I'm trying to get to grips with Big Data, and mainly with how Big Data is managed.
I'm familiar with the traditional form of data management and data life cycle; e.g.:
However, in the case of Big Data, I'm confused about the equivalent version of points 2 and 3, mainly because I'm unsure about whether or not every Big Data "solution" always involves the use of a NoSQL database to handle and store unstructured data, and also what the Big Data equivalent is of a Data Warehouse.
From what I've seen, in some cases NoSQL isn't always used and can be totally omitted - is this true?
To me, the Big Data life cycle goes something on the lines of this:
But I have a feeling that this isn't always the case, and point 3 may be totally wrong altogether. Can anyone shed some light on this?
When we talk about Big Data, we talk in most cases about huge amount of data that in many cases is constantly written. Data can have a lot of variety as well. Think of a typical data source for Big Data as a machine in a production line that produces all the time sensor data on temperature, humidity, etc. Not the typical kind of data you would find in your DWH.
What would happen if you transform all this data to fit into a relational database? If you have worked with ETL a lot, you know that extracting from the source, transforming the data to fit into a schema and then to store it takes time and it is a bottle neck. Creating a schema is too slow. Also mostly this solution is too costly as you need expensive appliances to run your DWH. You would not want to fill it with sensor data.

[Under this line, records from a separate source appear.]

struct K1Store {
    __amdgpu_buffer_rsrc_t rs;
    int voff, ok;
    int voffd, nodiag;
    __device__ __forceinline__ K1Store(double *base, const long long pt, const int tile, const int soff_ok, const int nodiag_ = 0)
    {
        const long long t0 = (long long)tile * 64;
        rs = __builtin_amdgcn_make_buffer_rsrc((void *)(base + t0), (short)0, 0x7ffffff0, 0x00020000);
        voff = (int)(pt - t0) * 8;
        nodiag = nodiag_;
        voffd = nodiag_ ? 0x7ffffff8 : voff;
#ifdef GA_K1_FLAT
        ok = 0;
#else
        ok = soff_ok;
#endif
    }
    __device__ __forceinline__ void store(double *out, const int slot, const long long stride, const double x) const
    {
        if (ok) {
            typedef int i2s __attribute__((ext_vector_type(2)));
            i2s v; v.x = __double2loint(x); v.y = __double2hiint(x);
            __builtin_amdgcn_raw_buffer_store_b64(v, rs, voff, (int)((unsigned)slot * (unsigned)(stride * 8)), 0);
        } else out[(long long)slot * stride] = x;
    }
    __device__ __forceinline__ void store_diag(double *out, const int slot, const long long stride, const double x) const
    {
        if (ok) {
            typedef int i2s __attribute__((ext_vector_type(2)));
            i2s v; v.x = __double2loint(x); v.y = __double2hiint(x);
            __builtin_amdgcn_raw_buffer_store_b64(v, rs, voffd, (int)((unsigned)slot * (unsigned)(stride * 8)), 0);
        } else if (!nodiag) out[(long long)slot * stride] = x;
// ... 769 lines not shown
            __syncthreads();
        }
        return;
    }
    if constexpr (DPS) {
        const bool live = w < A.nslots;
        const int t = A.type[w], fi = A.field[w];
        double *const out = A.out[w] + pt;
        const K1Store k1s(A.out[w], pt, tile, A.soff_ok, D2 ? 0 : A.nodiag[w]);
        double acc[P][P];
#pragma unroll
        for (int a = 0; a < P; ++a)
#pragma unroll
            for (int b = 0; b < P; ++b) acc[a][b] = 0.0;
        auto products = [&](const int rsl, const int bufn) {
            for (int i = tid; i < NS * 64; i += NT) {
                const int jp = i >> 6, ty = (i >> 4) & 3, m = i & 15;
                const int a = m >= 10 ? 4 : m >= 6 ? 3 : m >= 3 ? 2 : m >= 1 ? 1 : 0, b = m - a * (a + 1) / 2;
                const double x = rec[rsl][jp][6 * (ty >> 1) + a] * rec[rsl][jp][6 * (ty & 1) + b];
                prd_[((bufn * NS + jp) * 4 + ty) * 16 + m] = m < NPR ? x : 0.0;
            }
        };
        const double *const pw = &prd_[t * 16 + (lane & 15)];
#ifdef IGX_GA_STAMP
        unsigned long long st_[6] = {0, 0, 0, 0, 0, 0}, st_t = __builtin_amdgcn_s_memtime();
#endif
        stage_load(g_begin); stage_store(0);
        stage_load(g_begin + NS); stage_store(1);
        __syncthreads();
        next_batch(g_begin, 0, 0);
        products(0, 0);
        __syncthreads();
        GA_T(0);
        int it = 0, l = 0, sp = s_begin, rs = 0;
        for (int gb = g_begin; gb < g_end; gb += NS, ++it) {
            const int buf = it & 1;
            const int rn = rs == 2 ? 0 : rs + 1, ra = rn == 2 ? 0 : rn + 1;
            stage_load(gb + 2 * NS);
            double pv[1] = {pw[(buf * NS) * 64]};
            double bv = FLD(buf, 0, fi, lane);
#pragma unroll
            for (int j = 0; j < NS; ++j) {
                if (gb + j >= g_end || !live) break;
                const int jn = j + 1 < NS ? j + 1 : j;
                const double pvn = pw[(buf * NS + jn) * 64], bvn = FLD(buf, jn, fi, lane);
                asm volatile("" ::: "memory");
                if (!GA_OFF(4)) sweep_lower_rowbc<P>(acc, pv, bv);
                else acc[0][0] += pv[0] + bv;
#pragma unroll
                for (int a = 0; a < P; ++a)
#pragma unroll
                    for (int b = 0; b <= a; ++b) asm volatile("" : "+v"(acc[a][b]));
                asm volatile("" ::: "memory");
                pv[0] = pvn; bv = bvn;
                GA_T(1);
                if (++l < q) continue;
                const bool write = sp >= own_lo && !GA_OFF(2);
                const int *fr = (const int *)&rec[rs][j][20];
                const int nst = __builtin_amdgcn_readfirstlane(fr[0]), st0 = __builtin_amdgcn_readfirstlane(fr[1]);
                for (int st = st0; st < st0 + nst; ++st) {
                    int pr[P];
                    if (st == st0) {
#pragma unroll
                        for (int a = 0; a < P; ++a) pr[a] = __builtin_amdgcn_readfirstlane(fr[2 + a]);
                    } else {
                        const int8v rec8 = *(const int8v __attribute__((address_space(4))) *)((cip)A.steps + (size_t)st * 8);
#pragma unroll
                        for (int a = 0; a < P; ++a) pr[a] = rec8[a];
                    }
                    if (pr[0] >= 0 && write) k1s.store_diag(out, pr[0], A.stride, acc[0][0]);
#pragma unroll
                    for (int a = 1; a < P; ++a)
                        if (pr[a] >= 0 && write) k1s.store(out, pr[a], A.stride, acc[a][0]);
#pragma unroll
                    for (int a = 0; a < P - 1; ++a)
#pragma unroll
                        for (int b = 0; b <= a; ++b) acc[a][b] = acc[a + 1][b + 1];
#pragma unroll
                    for (int b = 0; b < P; ++b) acc[P - 1][b] = 0.0;
                }
                l = 0; ++sp;
                GA_T(2);
            }
            GA_T(1);
            next_batch(gb + NS, rn, buf ^ 1);
            products(rn, buf ^ 1);
            GA_T(0);
            stage_store(ra);
            rs = rn;
            __syncthreads();
            GA_T(3);
        }
#ifdef IGX_GA_STAMP
        if (lane == 0 && blockIdx.x < 2048 && blockIdx.y == 0)
            for (int i = 0; i < 4; ++i) g_ga_stamp[(blockIdx.x * 8 + (w & 7)) * 6 + i] = st_[i];
#endif
        return;
    }
    const int t = A.type[w], fi = A.field[w];
    double *const out = A.out[w] + pt;
    const K1Store k1s(A.out[w], pt, tile, A.soff_ok);
    double acc[P][P];
#pragma unroll
    for (int a = 0; a < P; ++a)
#pragma unroll
        for (int b = 0; b < P; ++b) acc[a][b] = 0.0;
#if GA_SPREAD
    double park[P];
    int pslot[P];
    bool have = false;
#pragma unroll
    for (int a = 0; a < P; ++a) { park[a] = 0.0; pslot[a] = -1; }
#endif
    typedef double d2 __attribute__((ext_vector_type(2)));
    const int tu = t & 1, tv = t >> 1;
    auto basis_row = [&](double (&v)[PV], const int buf, const int j, const int d) {
        const d2 *row = (const d2 *)&rec[buf][j][6 * d];
#pragma unroll
        for (int k = 0; k < P / 2; ++k) { const d2 x = row[k]; v[2 * k] = x.x; v[2 * k + 1] = x.y; }
        if (P & 1) v[P - 1] = rec[buf][j][6 * d + P - 1];
    };
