int rn_md_raman_partial_segments(const double *increments, int64_t N, int G, int64_t segment_steps,
                                 const int64_t *starts, int64_t Q, const double *taper, const double *weights,
                                 int64_t K, int average, int device, size_t workspace_limit, double *intensities,
                                 int64_t num_bins);
int rn_md_raman_partial_segments_device(const double *d_increments, int64_t N, int G, int64_t segment_steps,
                                        const int64_t *starts, int64_t Q, const double *taper, const double *weights,
                                        int64_t K, int average, int device, size_t workspace_limit,
                                        double *intensities, int64_t num_bins, void *stream);

int rn_md_vdos(const double *positions, const double *lattices, int64_t num_lattices, int64_t S, int32_t N,
               const double *masses, const int32_t *labels, int G, int64_t segment_steps, const int64_t *starts,
               int64_t Q, const double *taper, int average, int device, size_t workspace_limit, double *densities,
               int64_t num_bins);
int rn_md_vdos_device(const double *d_positions, const double *d_lattices, int64_t num_lattices, int64_t S, int32_t N,
                      const double *masses, const int32_t *labels, int G, int64_t segment_steps, const int64_t *starts,
                      int64_t Q, const double *taper, int average, int device, size_t workspace_limit,
                      double *densities, int64_t num_bins, void *stream);
int rn_md_vdos_set_profiling(int enabled);
int rn_md_vdos_phase_times(double *millis);

int rn_md_mode_vdos(const double *positions, const double *lattices, int64_t num_lattices, int64_t S, int32_t N,
                    const double *masses, const double *vectors, int32_t M, int64_t segment_steps,
                    const int64_t *starts, int64_t Q, const double *taper, int average, int device,
                    size_t workspace_limit, double *densities, int64_t num_bins);
int rn_md_mode_vdos_device(const double *d_positions, const double *d_lattices, int64_t num_lattices, int64_t S,
                           int32_t N, const double *masses, const double *vectors, int32_t M, int64_t segment_steps,
                           const int64_t *starts, int64_t Q, const double *taper, int average, int device,
                           size_t workspace_limit, double *densities, int64_t num_bins, void *stream);
int rn_md_mode_vdos_set_profiling(int enabled);
int rn_md_mode_vdos_phase_times(double *millis);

You need fast writes on cheap hardware. With Big Data you store schemaless as first (often referred as unstructured data) on a distributed file system. This file system splits the huge data into blocks (typically around 128 MB) and distributes them in the cluster nodes. As the blocks get replicated, nodes can also go down.
If you are coming from the traditional DWH world, you are used to technologies that can work well with data that is well prepared and structured. Hadoop and co are good for looking for insights like the search for the needle in the hay stack. You gain the power to generate insights by parallelising data processing and you process huge amount of data.
Imagine you collected Terabytes of data and you want to run some analytical analysis on it (e.g. a clustering). If you had to run it on a single machine it would take hours. The key of big data systems is to parallelise execution in a shared nothing architecture. If you want to increase performance, you can add hardware to scale out horizontally. With that you speed up your search with huge amount of data.
Looking at a modern Big Data stack, you have data storage. This can be Hadoop with a distributed file system such as HDFS or a similar file system. Then you have on top of it a resource manager that manages the access on the file system. Then again on top of it, you have a data processing engine such as Apache Spark that orchestrates the execution on the storage layer.
Again on the core engine for data processing, you have applications and frameworks such as machine learning APIs that allow you to find patterns within your data. You can run either unsupervised learning algorithms to detect structure (such as a clustering algorithm) or supervised machine learning algorithms to give some meaning to patterns in the data and to be able to predict outcomes (e.g. linear regression or random forests).
This is my Big Data in a nutshell for people who are experienced with traditional database systems.